Goal of the exercise:
Only these lines are needed: the first line of the entries below through the line with "PG_REQUIRE(d && x_hi", each returned exactly.

Saved data entries
+++

static int conv_tc_launch(const pg_conv_desc* d, const uint16_t* x_hi, const uint16_t* x_lo, const uint16_t* w_hi,
                          const uint16_t* w_lo, float* y, float* stats, const pg_conv_epilogue* epi, const int* out_rows,
                          pg_stream stream) {
    using namespace pg;
    const int epi_mode = epi ? epi->mode : PG_EPI_RAW;
    PG_REQUIRE(d && x_hi && w_hi && (y || epi_mode != PG_EPI_RAW), "pg_conv_tc: null pointer");
    PG_REQUIRE(epi_mode == PG_EPI_RAW || epi_mode == PG_EPI_ACT || epi_mode == PG_EPI_NORM_ACT, "pg_conv_tc: bad epilogue mode %d", epi_mode);
    PG_REQUIRE(d->precision >= PG_PREC_BF16X3 && d->precision <= PG_PREC_F16, "pg_conv_tc: precision must be BF16X3, BF16, F16X3, F16X2 or F16");
    const int n_terms = (d->precision == PG_PREC_BF16X3 || d->precision == PG_PREC_F16X3) ? 3 : d->precision == PG_PREC_F16X2 ? 2 : 1;
    const bool three = n_terms == 3;
    PG_REQUIRE(n_terms < 3 || w_lo, "pg_conv_tc: weight lo plane required for the three-product precisions");
    PG_REQUIRE(n_terms < 2 || x_lo, "pg_conv_tc: activation lo plane required for this precision");
    PG_REQUIRE(d->C_in % 64 == 0 && d->C_out % 128 == 0, "pg_conv_tc: needs C_in %% 64 == 0 and C_out %% 128 == 0 (got %d, %d)", d->C_in, d->C_out);
    PG_REQUIRE(d->in_ld % 8 == 0, "pg_conv_tc: input row pitch must be a multiple of 8 elements");
    PG_REQUIRE(d->tc_base_offset_mode == 0, "pg_conv_tc: descriptor base-offset mode 0 is the only supported one (the UMMA swizzle is a "
               "function of the absolute shared-memory address: profiles/r01_tc_probe.log)");
    ConvTcParams prm;
    pg_conv_desc d_local = *d;
    if (const char* e = getenv("PG_TC_PAIR")) d_local.tc_cta_pair = atoi(e);
    d_local.tc_whole_clip = epi_mode == PG_EPI_NORM_ACT ? 1 : 0;
    d = &d_local;
    int rc = conv_plan_build(d, &prm.plan);
    if (rc != PG_OK) return rc;
    const ConvPlan& pl = prm.plan;
    prm.epi_mode = epi_mode; prm.gamma = nullptr; prm.beta = nullptr; prm.eps = 1e-5f; prm.ss_out = nullptr;
    prm.clip_rows = out_rows;
    const bool ragged = out_rows != nullptr;
    if ((rc = to_act_dst(nullptr, 0, &prm.dst0, "pg_conv_tc", "dst0")) != PG_OK) return rc;
    prm.dst1 = prm.dst0;
    if (epi_mode != PG_EPI_RAW) {
        PG_REQUIRE(epi_mode != PG_EPI_NORM_ACT || pl.whole_clip || (pl.OS == 1 && pl.n_ntiles == 1),
                   "pg_conv_tc: the fused per-clip norm needs a whole clip per tile (L_out %d does not fit 512 accumulator columns)", pl.L_out);
        if ((rc = to_act_dst(&epi->dst0, d->C_out, &prm.dst0, "pg_conv_tc", "dst0")) != PG_OK) return rc;
        if ((rc = to_act_dst(&epi->dst1, d->C_out, &prm.dst1, "pg_conv_tc", "dst1")) != PG_OK) return rc;
        PG_REQUIRE(prm.dst0.dtype || prm.dst1.dtype, "pg_conv_tc: fused epilogue without a destination");
        for (const ActDst* a : {&prm.dst0, &prm.dst1})
            PG_REQUIRE(!a->dtype || (a->ld % 8 == 0 && a->ch_off % 8 == 0 && a->batch_stride % 8 == 0 && (reinterpret_cast<uintptr_t>(a->hi) & 15) == 0 &&
                                      (reinterpret_cast<uintptr_t>(a->lo) & 15) == 0),
                       "pg_conv_tc: fused-epilogue destinations need 16-byte aligned planes and ld, ch_off, batch_stride multiples of 8");
        prm.gamma = epi->gamma; prm.beta = epi->beta; prm.eps = epi->eps; prm.ss_out = reinterpret_cast<float2*>(epi->scale_shift);
    } else {
        PG_REQUIRE(d->out_ld % 4 == 0 && (reinterpret_cast<uintptr_t>(y) & 15) == 0, "pg_conv_tc: y must be 16-byte aligned with out_ld a multiple of 4");
    }
    int g_sm_count, g_max_smem;
    device_limits(&g_sm_count, &g_max_smem);
    prm.y = y; prm.stats = reinterpret_cast<float4*>(stats);
    prm.n_terms = n_terms;
    prm.f16 = (d->precision == PG_PREC_F16X3 || d->precision == PG_PREC_F16X2 || d->precision == PG_PREC_F16) ? 1 : 0;
    prm.base_offset_mode = d->tc_base_offset_mode;
    prm.a_mn = d->weights_mn_major ? 1 : 0;
    const int nb_grp = pl.nb / pl.mgroups;
    const int nb_cta = (pl.pair && pl.merged) ? nb_grp / 2 : nb_grp;
    prm.b_slot_bytes = (pl.merged ? pl.mgroups : (pl.whole_clip ? pl.n_ntiles : 1)) * nb_cta * pl.strip_rows * 128;
    const int a_planes = n_terms == 3 ? 2 : 1, b_planes = n_terms >= 2 ? 2 : 1;
    const int fixed = 2 * b_planes * prm.b_slot_bytes + 1024  + 256  + 8192  +
                      (pl.merged ? 2048 : 0);
    int nA = (g_max_smem - fixed) / (a_planes * kATileBytes);
    if (nA > kMaxASlots) nA = kMaxASlots;
    PG_REQUIRE(nA >= 2, "pg_conv_tc: strip of %d rows leaves no room for the weight ring", pl.strip_rows);
    prm.n_a_slots = nA;
    const size_t smem_bytes = (size_t)fixed + (size_t)nA * a_planes * kATileBytes;

    CUtensorMap mw_hi, mw_lo, mx_hi, mx_lo;
    {
        const uint64_t inner = prm.a_mn ? d->C_out : d->C_in, outer = prm.a_mn ? d->C_in : d->C_out;
        uint64_t dims[3] = {inner, outer, (uint64_t)d->k};
        uint64_t str[2] = {inner * 2, inner * outer * 2};
        uint32_t box[3] = {64, prm.a_mn ? 64u : 128u, 1};
        if ((rc = encode_bf16_map(&mw_hi, w_hi, 3, dims, str, box, "w_hi")) != PG_OK) return rc;
        if ((rc = encode_bf16_map(&mw_lo, three ? w_lo : w_hi, 3, dims, str, box, "w_lo")) != PG_OK) return rc;
    }
    {
        const int IS = pl.IS;
        uint64_t dims[4] = {(uint64_t)d->C_in, (uint64_t)IS, (uint64_t)((d->L_in + IS - 1) / IS), (uint64_t)d->B};
        uint64_t str[3] = {(uint64_t)d->in_ld * 2, (uint64_t)d->in_ld * 2 * IS, (uint64_t)d->in_rows * d->in_ld * 2};
        uint32_t box[4] = {64, 1, (uint32_t)pl.strip_rows, (uint32_t)nb_cta};
        PG_REQUIRE(d->in_rows >= ((d->L_in + IS - 1) / IS) * IS, "pg_conv_tc: in_rows %d too small for L_in %d at stride %d", d->in_rows, d->L_in, IS);
        if ((rc = encode_bf16_map(&mx_hi, x_hi, 4, dims, str, box, "x_hi")) != PG_OK) return rc;
        if ((rc = encode_bf16_map(&mx_lo, n_terms >= 2 ? x_lo : x_hi, 4, dims, str, box, "x_lo")) != PG_OK) return rc;
    }
    const bool pair = pl.pair != 0;
    auto kernel = pair ? (ragged ? conv_tc_kernel<true, true> : conv_tc_kernel<true, false>)
                       : (ragged ? conv_tc_kernel<false, true> : conv_tc_kernel<false, false>);
    {
        static size_t configured_dev[kMaxDevices][4] = {};
        const int variant = 2 * pair + ragged;
        size_t* configured = configured_dev[current_device_slot()];
        if (smem_bytes > configured[variant]) {
            cudaError_t e = cudaFuncSetAttribute(kernel, cudaFuncAttributeMaxDynamicSharedMemorySize, (int)smem_bytes);
            if (e != cudaSuccess) { set_error("conv_tc: cannot opt in to %zu bytes of shared memory: %s", smem_bytes, cudaGetErrorString(e)); return PG_ERR_CUDA; }
            configured[variant] = smem_bytes;
        }
    }
    {
        const int nbg = (pl.B + pl.nb - 1) / pl.nb;
        const double bundle_bytes = (double)pl.nb * d->in_rows * d->in_ld * (n_terms >= 2 ? 4.0 : 2.0);
        int G = (int)(64.0e6 / bundle_bytes);
        if (const char* e = getenv("PG_TC_CLIP_GROUP")) G = atoi(e);
        if (G < 1) G = 1;
        if (G > nbg) G = nbg;
        prm.plan.clip_group = G;
    }
    const int n_tiles = (pair ? pl.n_cotiles / 2 : pl.n_cotiles) * ((pl.B + pl.nb - 1) / pl.nb) * (pl.whole_clip ? 1 : pl.OS * pl.n_ntiles);
    int units = pair ? g_sm_count / 2 : g_sm_count;
    if (const char* e = getenv("PG_TC_MAX_CTAS")) {
        const int cap = atoi(e);
        if (cap > 0 && units > (pair ? cap / 2 : cap)) units = pair ? cap / 2 : cap;
    }
    if (d->tc_max_ctas > 0 && units > (pair ? (d->tc_max_ctas + 1) / 2 : d->tc_max_ctas)) units = pair ? (d->tc_max_ctas + 1) / 2 : d->tc_max_ctas;
    if (units > n_tiles) units = n_tiles;
    cudaLaunchConfig_t cfg = {};
    cfg.gridDim = dim3(pair ? 2 * units : units);
    cfg.blockDim = dim3(kThreads);
    cfg.dynamicSmemBytes = smem_bytes;
    cfg.stream = reinterpret_cast<cudaStream_t>(stream);
    cudaLaunchAttribute attr[1];
    attr[0].id = cudaLaunchAttributeClusterDimension;
    attr[0].val.clusterDim.x = pair ? 2 : 1; attr[0].val.clusterDim.y = 1; attr[0].val.clusterDim.z = 1;
    cfg.attrs = attr; cfg.numAttrs = 1;
    cudaError_t le = cudaLaunchKernelEx(&cfg, kernel, mw_hi, mw_lo, mx_hi, mx_lo, prm);
    if (le != cudaSuccess) { set_error("conv_tc_kernel launch failed: %s", cudaGetErrorString(le)); return PG_ERR_CUDA; }
    return check_launch("conv_tc_kernel");
}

+++

Reply to the exercise:
static int conv_tc_launch(const pg_conv_desc* d, const uint16_t* x_hi, const uint16_t* x_lo, const uint16_t* w_hi,
                          const uint16_t* w_lo, float* y, float* stats, const pg_conv_epilogue* epi, const int* out_rows,
                          pg_stream stream) {
    using namespace pg;
    const int epi_mode = epi ? epi->mode : PG_EPI_RAW;
    PG_REQUIRE(d && x_hi && w_hi && (y || epi_mode != PG_EPI_RAW), "pg_conv_tc: null pointer");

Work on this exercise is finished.